Cracking the Mystery of How the Brain Achieves Skilled Movement

October 2, 2020

A team led by Technion’s Professor Jackie Schiller has uncovered surprising ways the brain learns and adapts skilled movement. The findings hold promise for future treatments of brain disease and disorders.

Survival depends on our ability to move. Whether it be to acquire food, eat, take care of our offspring, or protect ourselves, the coordinated movements we make daily require subconscious adjustments and adaptation to changes in the environment or our bodies. The brain must learn from previous movements and use that information to correct current and future movements. However, little is known about how neurons in the motor cortex – the part of the brain that directs skilled movement – process and apply experience to achieve coordinated and essential skilled movement.

A study, published recently in the Neuron, addresses research questions that include whether the neurons (nerve cells) register the reward (food), the movement, or both, and how the neurons track positive or negative task outcomes irrespective of actual reward or movement. The study also uncovers new information on the cell-type-specific organization in this part of the brain, and its use for motor control and learning skilled movements.

The researchers used a dexterity task in mice – reaching and grasping for food – and monitored what was happening in the mouse primary motor cortex (M1) where motor plans are being learned and controlled.

The experimental techniques used were versatile and encompassed biological and computational methods that included imaging, genetic, behavioral, and advanced computational tools. The study was made possible through the collaboration of a multidisciplinary team of Technion researchers led by Professors Jackie Schiller and Omri Barak of the Technion Rappaport Faculty of Medicine and lead students Shahar Levy and Maria Lavzin, together with Professors Ronen Talmon and Ron Meir and postdoc Hadas Benisty from the Andrew and Erna Viterbi Faculty of Electrical Engineering at the Technion. The Technion team also collaborated with Dr. Adam W. Hantman of the Howard Hughes Medical Institute, where Prof. Schiller and her student Maria Lavzin spent a sabbatical year and conceived the project to delve into the unknown brain mechanisms that allow a mouse to learn complex movements.

The team discovered two different neuron populations that reported successful or failed behavior attempts. This indicated a global assessment of motor performance rather than specific kinematic parameters or reward. They also discovered that the task outcome (in this case whether the mouse achieved food) is “remembered” by the neurons and affects the initial state activity of the neurons for the next trial, and that activity in this area of the brain is necessary after the task in order for movement adaptation to occur.

Prof. Schiller postulates that the use of performance outcome signals task success or failure, rather than specific kinematic parameters or reward, may be a key reason for why the M1 is essential for skilled dexterous behaviors. The researchers also observed that outcome evaluation (carried out by neurons in M1 layer 2–3) is distinct from movement generation (carried out by neurons in M1 layer 5). They theorize that this separation may be beneficial in some way, as it can allow different plasticity rules to operate in different networks. According to Prof.
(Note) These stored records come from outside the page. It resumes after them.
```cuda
__device__ __forceinline__ void tma_store_4d(const void* map, uint32_t smem_src, int c0, int c1, int c2, int c3) {
    asm volatile("cp.async.bulk.tensor.4d.global.shared::cta.bulk_group [%0, {%2, %3, %4, %5}], [%1];"
                 :
                 : "l"(reinterpret_cast<uint64_t>(map)), "r"(smem_src), "r"(c0), "r"(c1), "r"(c2), "r"(c3)
                 : "memory");
}
__device__ __forceinline__ void tma_store_commit() { asm volatile("cp.async.bulk.commit_group;" ::: "memory"); }
template <int N>
__device__ __forceinline__ void tma_store_wait_read() {
    asm volatile("cp.async.bulk.wait_group.read %0;" ::"n"(N) : "memory");
}
__device__ __forceinline__ void tma_store_wait_all() { asm volatile("cp.async.bulk.wait_group 0;" ::: "memory"); }
__device__ __forceinline__ void epi_bar_sync(int group) {
    asm volatile("bar.sync %0, 128;" ::"r"(group + 1) : "memory");
// ... 23 lines not shown
igemm2_kernel(const __grid_constant__ Igemm2Maps maps, const Igemm2Params p) {
    static_assert(!PAIR || HALO, "CTA pairs are wired for the 3x3 halo mode only");
    static_assert(!LNF || (BLOCK_N == 64 && !HALO && !GN && !PAIR), "the LayerNorm fold is a 64-column plain GEMM epilogue");
    pdl_trigger();
    extern __shared__ uint8_t smem_raw[];
    const uint32_t smem_base = (smem_u32(smem_raw) + 1023u) & ~1023u;
    uint8_t* smem_gen = smem_raw + (smem_base - smem_u32(smem_raw));

    const uint32_t a_base = smem_base;
    const uint32_t b_base = a_base + p.a_stages * p.a_stage_bytes;
    constexpr int kBRows = PAIR ? BLOCK_N / 2 : BLOCK_N;
    const uint32_t b_blk_bytes = kBRows * kStageRowBytes;
    const uint32_t cta_rank = PAIR ? cluster_ctarank() : 0u;
    const int work_id = PAIR ? (int)(blockIdx.x >> 1) : (int)blockIdx.x;
    const int work_stride = PAIR ? (int)(gridDim.x >> 1) : (int)gridDim.x;
    const uint32_t b_bytes = p.b_resident ? (uint32_t)p.n_tiles * p.num_kb * b_blk_bytes : p.b_stages * b_blk_bytes;
    const uint32_t o_base = b_base + b_bytes;
    const uint32_t bar_base = o_base + 2 * kOutStageBytes;
    auto a_full = [&](int s) { return bar_base + 8u * s; };
    auto a_empty = [&](int s) { return bar_base + 8u * (8 + s); };
    auto b_full = [&](int s) { return bar_base + 8u * (16 + s); };
    auto b_empty = [&](int s) { return bar_base + 8u * (32 + s); };
    auto t_full = [&](int s) { return bar_base + 8u * (48 + s); };
    auto t_empty = [&](int s) { return bar_base + 8u * (50 + s); };
    const uint32_t b_all_bar = bar_base + 8u * 52;
    const uint32_t tmem_ptr_addr = bar_base + 8u * 53;
    const uint32_t gn_base = bar_base + 8u * 56;
    volatile uint32_t* tmem_ptr_gen = reinterpret_cast<volatile uint32_t*>(smem_gen + (tmem_ptr_addr - smem_base));

    const int warp = threadIdx.x >> 5;
    const int lane = threadIdx.x & 31;

    const int cblk0 = p.c0 >> 6;
    const int cblk = (p.c0 + p.c1) >> 6;
    const int a_loads = HALO ? cblk : p.num_kb;
    const int taps_per_a = HALO ? 9 : 1;
    const int pw = HALO ? p.bw + 2 : p.bw;
    const int m_units = PAIR ? (p.m_tiles + 1) >> 1 : p.m_tiles;
    const int total_tiles = m_units * p.n_tiles;
    constexpr uint32_t kTmemCols = (2 * BLOCK_N < 32) ? 32 : 2 * BLOCK_N;

    if (threadIdx.x == 0) {
        tma_prefetch_desc(&maps.a[0]);
        tma_prefetch_desc(&maps.b);
        tma_prefetch_desc(&maps.out);
        for (int s = 0; s < p.a_stages; ++s) {
            mbar_init(a_full(s), 1);
            mbar_init(a_empty(s), 1);
        }
        for (int s = 0; s < p.b_stages; ++s) {
            mbar_init(b_full(s), 1);
            mbar_init(b_empty(s), 1);
        }
        for (int s = 0; s < 2; ++s) {
            mbar_init(t_full(s), 1);
            mbar_init(t_empty(s), (BLOCK_N == 64 ? 4 : 8) * (PAIR ? 2 : 1));
        }
        mbar_init(b_all_bar, 1);
        fence_barrier_init();
    }
    if (threadIdx.x < 128) reinterpret_cast<float*>(smem_gen + (gn_base - smem_base))[threadIdx.x] = 0.f;
    if (warp == 2) {
        if (PAIR) tmem_alloc_pair(tmem_ptr_addr, kTmemCols);
        else tmem_alloc(tmem_ptr_addr, kTmemCols);
    }
    tc_fence_before();
    if (PAIR) cluster_sync_all();
    else __syncthreads();
    tc_fence_after();
    const uint32_t tmem_base = *tmem_ptr_gen;

    auto tile_coords = [&](int tile, int& n_tile, int& n0, int& oh0, int& ow0) {
        int t;
// ... 2 lines not shown
            n_tile = tile - t * p.n_tiles;
        } else {
            n_tile = tile / m_units;
            t = tile - n_tile * m_units;
        }
        if (PAIR) t = 2 * t + (int)cta_rank;
        const int tw = t % p.tiles_w;
        t /= p.tiles_w;
        const int th = t % p.tiles_h;
        const int tn = t / p.tiles_h;
        ow0 = tw * p.bw;
        oh0 = th * p.bh;
        n0 = tn * p.bn;
    };

    if (warp == 0 && lane == 0) {
        pdl_wait();
        int stage = 0;
        uint32_t phase = 0;
        for (int tile = work_id; tile < total_tiles; tile += work_stride) {
            int n_tile, n0, oh0, ow0;
            tile_coords(tile, n_tile, n0, oh0, ow0);
            for (int ai = 0; ai < a_loads; ++ai) {
                mbar_wait(a_empty(stage), phase ^ 1u, 11);
                const uint32_t dst = a_base + stage * p.a_stage_bytes;
                if (PAIR) {
                    if (cta_rank == 0) mbar_arrive_expect_tx(a_full(stage), 2 * p.a_box_bytes);
                    int midx = 0, c = ai << 6;
                    if (ai >= cblk0) {
                        midx = 1;
                        c = (ai - cblk0) << 6;
// ... 27 lines not shown
                    stage = 0;
                    phase ^= 1u;
                }
            }
        }
        if (PAIR) {
            for (int k = 0; k < p.a_stages; ++k) {
                mbar_wait(a_empty(stage), phase ^ 1u, 18);
                if (++stage == p.a_stages) {
                    stage = 0;
                    phase ^= 1u;
                }
            }
        }
    } else if (warp == 1 && lane == 0) {
        pdl_wait();
        const int row_off = (int)cta_rank * kBRows;
        if (p.b_resident) {
            const uint32_t total_bytes = (uint32_t)p.n_tiles * p.num_kb * b_blk_bytes;
            if (cta_rank == 0) mbar_arrive_expect_tx(b_all_bar, (PAIR ? 2u : 1u) * total_bytes);
            for (int nt = 0; nt < p.n_tiles; ++nt)
                for (int kb = 0; kb < p.num_kb; ++kb) {
                    const uint32_t dst = b_base + (nt * p.num_kb + kb) * b_blk_bytes;
                    if (PAIR) tma_load_2d_pair(dst, &maps.b, b_all_bar, kb * kKBlk, nt * BLOCK_N + row_off);
                    else tma_load_2d(dst, &maps.b, b_all_bar, kb * kKBlk, nt * BLOCK_N);
                }
        } else {
            int stage = 0;
            uint32_t phase = 0;
            for (int tile = work_id; tile < total_tiles; tile += work_stride) {
                const int n_tile = p.m_major ? tile % p.n_tiles : tile / m_units;
                for (int ai = 0; ai < a_loads; ++ai)
                    for (int ti = 0; ti < taps_per_a; ++ti) {
                        const int kb = HALO ? ti * cblk + ai : ai;
                        mbar_wait(b_empty(stage), phase ^ 1u, 12);
                        if (PAIR) {
                            if (cta_rank == 0) mbar_arrive_expect_tx(b_full(stage), 2 * b_blk_bytes);
                            tma_load_2d_pair(b_base + stage * b_blk_bytes, &maps.b, b_full(stage), kb * kKBlk,
                                             n_tile * BLOCK_N + row_off);
                            if (++stage == p.b_stages) {
                                stage = 0;
                                phase ^= 1u;
                            }
                            continue;
                        }
                        mbar_arrive_expect_tx(b_full(stage), b_blk_bytes);
                        tma_load_2d(b_base + stage * b_blk_bytes, &maps.b, b_full(stage), kb * kKBlk, n_tile * BLOCK_N);
                        if (++stage == p.b_stages) {
                            stage = 0;
                            phase ^= 1u;
                        }
                    }
            }
            if (PAIR) {
                for (int k = 0; k < p.b_stages; ++k) {
                    mbar_wait(b_empty(stage), phase ^ 1u, 19);
                    if (++stage == p.b_stages) {
                        stage = 0;
                        phase ^= 1u;
                    }
                }
            }
        }
    } else if (warp == 2) {
        if (cta_rank == 0 && elect_one()) {
            constexpr uint32_t idesc = make_idesc_f16(PAIR ? 2 * kTileM : kTileM, BLOCK_N, 0, 0);
            const uint64_t desc_hi = make_smem_desc_sw128(0, 0, 1024);
            uint32_t tap_rows8[9];
#pragma unroll
            for (int ti = 0; ti < 9; ++ti)
                tap_rows8[ti] = HALO ? ((1 + p.tap_dh[ti]) * pw + (1 + p.tap_dw[ti])) * 8 : 0;
            const uint32_t b_blk16 = b_blk_bytes >> 4;
            const uint32_t a_stage16 = p.a_stage_bytes >> 4;
            const uint32_t a_base16 = a_base >> 4, b_base16 = b_base >> 4;
            const uint32_t tap_b16 = cblk * b_blk16;
            const uint32_t tile_b16 = p.num_kb * b_blk16;
            const int n_a_stages = p.a_stages, n_b_stages = p.b_stages, n_tiles = p.n_tiles;
            const bool m_major = p.m_major != 0;
            auto mma4 = [&](uint32_t d_tmem, uint32_t a16, uint32_t b16, uint32_t first_accum) {
#pragma unroll
                for (int k = 0; k < kKBlk / 16; ++k) {
                    const uint64_t da = desc_hi | (uint64_t)(a16 + 2 * k), db = desc_hi | (uint64_t)(b16 + 2 * k);
                    if (PAIR) umma_f16_pair(d_tmem, da, db, idesc, k == 0 ? first_accum : 1u);
                    else umma_f16(d_tmem, da, db, idesc, k == 0 ? first_accum : 1u);
                }
            };
            auto commit = [&](uint32_t bar) {
                if (PAIR) umma_commit_pair(bar);
                else umma_commit(bar);
            };
            auto run = [&](auto resident_tag) {
                constexpr bool RES = decltype(resident_tag)::value;
                int a_stage = 0, b_stage = 0, acc = 0;
                uint32_t a_phase = 0, b_phase = 0, acc_phase = 0;
                if (RES) mbar_wait(b_all_bar, 0, 13);
                for (int tile = work_id; tile < total_tiles; tile += work_stride) {
                    const int n_tile = m_major ? tile % n_tiles : tile / m_units;
                    mbar_wait(t_empty(acc), acc_phase ^ 1u, 14);
                    tc_fence_after();
                    const uint32_t d_tmem = tmem_base + acc * BLOCK_N;
                    uint32_t b_kb16 = b_base16 + n_tile * tile_b16;
                    for (int ai = 0; ai < a_loads; ++ai, b_kb16 += b_blk16) {
                        mbar_wait(a_full(a_stage), a_phase, 15);
                        tc_fence_after();
                        const uint32_t sa16 = a_base16 + a_stage * a_stage16;
                        const uint32_t first = ai != 0;
                        if (RES) {
                            if (HALO) {
                                uint32_t b16 = b_kb16;
#pragma unroll
                                for (int ti = 0; ti < 9; ++ti, b16 += tap_b16)
                                    mma4(d_tmem, sa16 + tap_rows8[ti], b16, ti == 0 ? first : 1u);
                            } else {
                                mma4(d_tmem, sa16, b_kb16, first);
                            }
                        } else {
#pragma unroll
                            for (int ti = 0; ti < (HALO ? 9 : 1); ++ti) {
// ... 2 lines not shown
                                mma4(d_tmem, sa16 + tap_rows8[ti], b_base16 + b_stage * b_blk16, ti == 0 ? first : 1u);
                                commit(b_empty(b_stage));
                                if (++b_stage == n_b_stages) {
                                    b_stage = 0;
                                    b_phase ^= 1u;
                                }
                            }
                        }
                        commit(a_empty(a_stage));
                        if (++a_stage == n_a_stages) {
                            a_stage = 0;
                            a_phase ^= 1u;
                        }
                    }
                    commit(t_full(acc));
                    if (++acc == 2) {
                        acc = 0;
                        acc_phase ^= 1u;
                    }
                }
            };
            if (p.b_resident) run(std::true_type{});
            else run(std::false_type{});
        }
        __syncwarp();
    } else if (warp >= 3) {
        const int q = warp & 3;
        const int group = (warp - 3) >> 2;
        const int r = q * 32 + lane;
        const bool grp_issuer = (lane == 0) && (warp == 3 || warp == 7);
        const bool warp_mode = p.epi_warp != 0;
        const uint32_t obuf = o_base + group * kOutStageBytes;
        const uint32_t my_row = obuf + r * kStageRowBytes;
        const uint32_t sw7 = (r & 7);
        float* gn_acc = reinterpret_cast<float*>(smem_gen + (gn_base - smem_base)) + 64 * group;
        int acc = 0;
        uint32_t acc_phase = 0;
        int cur_b = -1;
        auto gn_flush = [&](int b) {
            epi_bar_sync(group);
            if (q == 3 && b >= 0) {
// ... 45 lines not shown
        auto run_flush = [&]() {
            if (run_key < 0) return;
            const int b = run_key / p.n_tiles, nt = run_key - b * p.n_tiles;
            const int col = nt * BLOCK_N + (BLOCK_N == 64 ? 0 : group * 64);
            const int idx = butterfly16(racc);
            if ((lane & 1) == 0) {
                const int g = (col + 8 * (idx & 7)) / p.gn_cpg;
                atomicAdd(p.gn_sums + ((size_t)b * p.gn_groups + g) * 2 + (idx >> 3), racc[0]);
            }
#pragma unroll
            for (int i = 0; i < 16; ++i) racc[i] = 0.f;
        };
        const int rw = r % pw;
        const int rh = (r / pw) % p.bh;
        const int rn = r / (pw * p.bh);
        const int r0 = q * 32;
        const int st_w = HALO ? 0 : r0 % p.bw, st_h = HALO ? q : (r0 / p.bw) % p.bh, st_n = HALO ? 0 : r0 / (p.bw * p.bh);
        const bool st_ok = HALO ? (q < p.bh) : (st_n < p.bn);
        int tile_it = 0;
        for (int tile = work_id; tile < total_tiles; tile += work_stride, ++tile_it) {
            if (BLOCK_N == 64) {
                if ((tile_it & 1) != group) continue;
                acc = group;
                acc_phase = (tile_it >> 1) & 1;
            }
            int n_tile, n0, oh0, ow0;
            tile_coords(tile, n_tile, n0, oh0, ow0);
            if (PAIR && n0 >= p.n) {
                mbar_wait(t_full(acc), acc_phase, 17);
                tc_fence_after();
// ... 13 lines not shown
            if (GN) {
                const int b = n0 / p.gn_frames;
                if (kRunningStats) {
                    const int key = b * p.n_tiles + n_tile;
                    if (key != run_key) {
                        run_flush();
                        run_key = key;
                    }
                } else if (b != cur_b) {
                    if (cur_b >= 0) gn_flush(cur_b);
                    cur_b = b;
                }
            }
            mbar_wait(t_full(acc), acc_phase, 17);
            tc_fence_after();
            const uint32_t taddr = tmem_base + acc * BLOCK_N + (static_cast<uint32_t>(q * 32) << 16);
            const int last_cc = BLOCK_N == 64 ? 0 : group * 64 + (BLOCK_N > 128 ? 128 : 0);
            bool released = false;
#pragma unroll 1
            for (int cc = (BLOCK_N == 64 ? 0 : group * 64); cc < BLOCK_N; cc += 128) {
                uint32_t v[64];
                tmem_ld_32x64(taddr + cc, v);
                if (warp_mode) {
                    if (lane == 0) tma_store_wait_read<0>();
                    __syncwarp();
                } else {
                    if (grp_issuer) tma_store_wait_read<0>();
                    epi_bar_sync(group);
                }
                const int col = n_tile * BLOCK_N + cc;
// ... 180 lines not shown
```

Schiller, just as artificial deep neural networks use layer separation to increase computational efficacy, the evaluation and movement separation in the motor cortex may serve a similar purpose.

The researchers’ discoveries have furthered medicine’s insight into what happens in the cerebral M1 cortex when learning skilled movement. They plan to continue the research with the hope that the findings will lead to the development of new treatments for brain diseases.
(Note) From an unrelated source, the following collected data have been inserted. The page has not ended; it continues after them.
__global__ void vtx_k_locus_prep(uint32_t n_loci, const uint8_t* __restrict__ hap_bytes,
                                 const uint32_t* __restrict__ ref_off, const uint32_t* __restrict__ ref_len,
                                 const uint32_t* __restrict__ alt_off, const uint32_t* __restrict__ alt_len,
                                 const uint32_t* __restrict__ pair_start, const uint32_t* __restrict__ pair_read,
                                 const uint32_t* __restrict__ read_len, SwAllow allow,
                                 uint32_t max_read, uint32_t max_hap, unsigned long long* __restrict__ bounds_violated,
                                 uint32_t* __restrict__ tcount )
{
    const uint32_t l = (blockIdx.x * blockDim.x + threadIdx.x) >> 5;
    const int lane = threadIdx.x & 31;
    if (l >= n_loci) return;
    const uint32_t nr = ref_len[l], na = alt_len[l];
    const uint8_t* rh = hap_bytes + ref_off[l];
    const uint8_t* ah = hap_bytes + alt_off[l];
    LocusShape s;
    bool exotic = false;
    for (uint32_t j = lane; j < nr; j += 32) exotic |= is_exotic(rh[j]);
    for (uint32_t j = lane; j < na; j += 32) exotic |= is_exotic(ah[j]);
    s.exotic = __any_sync(0xffffffffu, exotic);
    bool same = prefix_possible(nr, na);
    if (same) for (uint32_t j = lane; j < uint32_t(kSplitP); j += 32) same &= (rh[j] == ah[j]);
    s.prefix = __all_sync(0xffffffffu, same);
    bool fold = s.prefix && allow.fold && fold_possible(nr, na);
    if (fold) for (uint32_t j = lane; j < uint32_t(kFoldP); j += 32) fold &= (rh[nr - 1 - j] == ah[na - 1 - j]);
    s.fold = __all_sync(0xffffffffu, fold);
    uint32_t longest = 0;
    for (uint32_t p = pair_start[l] + lane; p < pair_start[l + 1]; p += 32) longest = max(longest, read_len[pair_read[p]]);
    longest = __reduce_max_sync(0xffffffffu, longest);
    if (lane != 0) return;
    s.width = max(nr, na);
    if (longest > max_read || s.width > max_hap) {
        atomicAdd(bounds_violated, 1ull);
#pragma unroll
        for (int c = 0; c < kNumClasses; ++c) tcount[size_t(c) * (n_loci + 1) + l] = 0u;
        return;
    }
    const int cls = tile_class(s, allow, longest);
    const uint32_t np = pair_start[l + 1] - pair_start[l];
#pragma unroll
    for (int c = 0; c < kNumClasses; ++c)
        tcount[size_t(c) * (n_loci + 1) + l] = (c == cls) ? (np + pairs_per_tile(c) - 1) / pairs_per_tile(c) : 0u;
}
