# anands-repo/hello

Hardware: AMD Instinct MI355X
Metric: candidate sites/sec (whole node) (higher is better)
Workload: dtype f32

## Files before the change

### hello_amd/csrc/engine.hip

```cpp
#include <hip/hip_runtime.h>

#include <cstdarg>
#include <cstdio>
#include <cstring>
#include <new>
#include <stdexcept>
#include <string>
#include <vector>

#include "../../include/hello_mi355x.h"
#include "kernels.h"

namespace {

thread_local std::string g_last_error;

int fail(int code, const char* fmt, ...) {
    char buf[512];
    va_list ap;
    va_start(ap, fmt);
    vsnprintf(buf, sizeof(buf), fmt, ap);
    va_end(ap);
    g_last_error = buf;
    return code;
}

// ... 108 lines not shown
    bool timed = false;
    bool profiling = false;
    std::vector<std::vector<hipEvent_t>> prof_events;
    int prof_count = 0;
    int prof_filter = 0;
    int debug_op = -1;
    DevBuf d_debug;
    size_t debug_floats = 0;
    int stamp_mode = 0;
    DevBuf d_stamps;
    int32_t stamp_layout[5] = {0, 0, 0, 0, 0};

    int32_t *roff0 = nullptr, *roff1 = nullptr, *aoff = nullptr, *site_of_allele = nullptr;
    int32_t *allele_of_read0 = nullptr, *allele_of_read1 = nullptr;
    int32_t *group_slot0 = nullptr, *group_slot1 = nullptr, *slot_off0 = nullptr, *slot_off1 = nullptr;
    hello::ReadConvPlan plan0{1, 0, 0}, plan1{1, 0, 0};
    bool wide_trunk[2] = {false, false};
    int64_t* pair_off = nullptr;
};

namespace {

long long rows_of(int domain, int32_t S, int32_t A, int64_t R0, int64_t R1) {
    switch (domain) {
        case HELLO_ROWS_READS0: return R0;
        case HELLO_ROWS_READS1: return R1;
        case HELLO_ROWS_ALLELES: return A;
        case HELLO_ROWS_SITES: return S;
    }
    return -1;
}
// ... 341 lines not shown
            delete e;
            return fail(HELLO_ERR_MODEL, "a weight block runs past the end of the blob");
        }
    }
    e->scratch.resize(desc->n_buffers);
    hipError_t err = hipMalloc((void**)&e->d_weights, nbytes);
    if (err == hipSuccess) err = hipMemcpy(e->d_weights, folded_weights, nbytes, hipMemcpyHostToDevice);
    if (err == hipSuccess) err = hipStreamCreateWithFlags(&e->own_stream, hipStreamNonBlocking);
    if (err == hipSuccess) err = hipEventCreateWithFlags(&e->ev_staged, hipEventDisableTiming);
    if (err == hipSuccess) err = hipEventCreate(&e->ev_start);
    if (err == hipSuccess) err = hipEventCreate(&e->ev_stop);
    if (err != hipSuccess) {
        hello_engine_destroy(e);
        return fail(HELLO_ERR_HIP, "engine setup failed: %s", hipGetErrorString(err));
    }
    const int n_ops = (int)e->ops.size();
    e->n_lanes = lanes.n_lanes;
    e->partial_of.assign(n_ops, -1);
    int n_partial = e->n_lanes > 1 ? 0 : 2;
    for (int i = 0; i < n_ops; ++i)
        if (e->ops[i].kind == HELLO_OP_READCONV_FUSED)
            e->partial_of[i] = e->n_lanes > 1 ? n_partial++ : (e->ops[i].seg == HELLO_SEG_READS1_TO_ALLELES ? 1 : 0);
    e->d_partial.resize(n_partial);
    if (e->n_lanes > 1) {
        auto lane_of = [&](int i) { return lane_of_op(e->ops[i]); };
        e->op_waits = std::move(lanes.op_waits);
        e->lane_tail = std::move(lanes.lane_tail);
        const std::vector<char>& read_elsewhere = lanes.read_elsewhere;
        e->op_done.assign(n_ops, nullptr);
        e->lane_streams.assign(e->n_lanes, nullptr);
// ... 156 lines not shown
    HIP_TRY(hipSetDevice(e->device));
    HIP_TRY(hipStreamSynchronize(e->last_stream ? e->last_stream : e->own_stream));
    HIP_TRY(hipMemcpy(out, e->d_debug.p, e->debug_floats * sizeof(float), hipMemcpyDeviceToHost));
    return HELLO_OK;
} catch (...) {
    return hello::exception_status("hello_engine_debug_read");
}
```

“In the future we would like to find out, for example, which brain pathways are involved in activating these cells and how these signals can be used, in combination with machine-brain interfaces, to improve movement in patients, such as those suffering from Parkinson’s disease,” said Prof. Schiller.

The study was partially supported by the Janelia Visiting Scientific Program, the Collaborative Research Computational Neuroscience (CRCNS) (BSF – NSF / NIH Foundation), Israel Science Foundation (ISF MORASHA, Biomedical Research Program), Adelis Foundation, and Allen and Jewel Prince Center for Neurodegenerative Disorders of the Brain.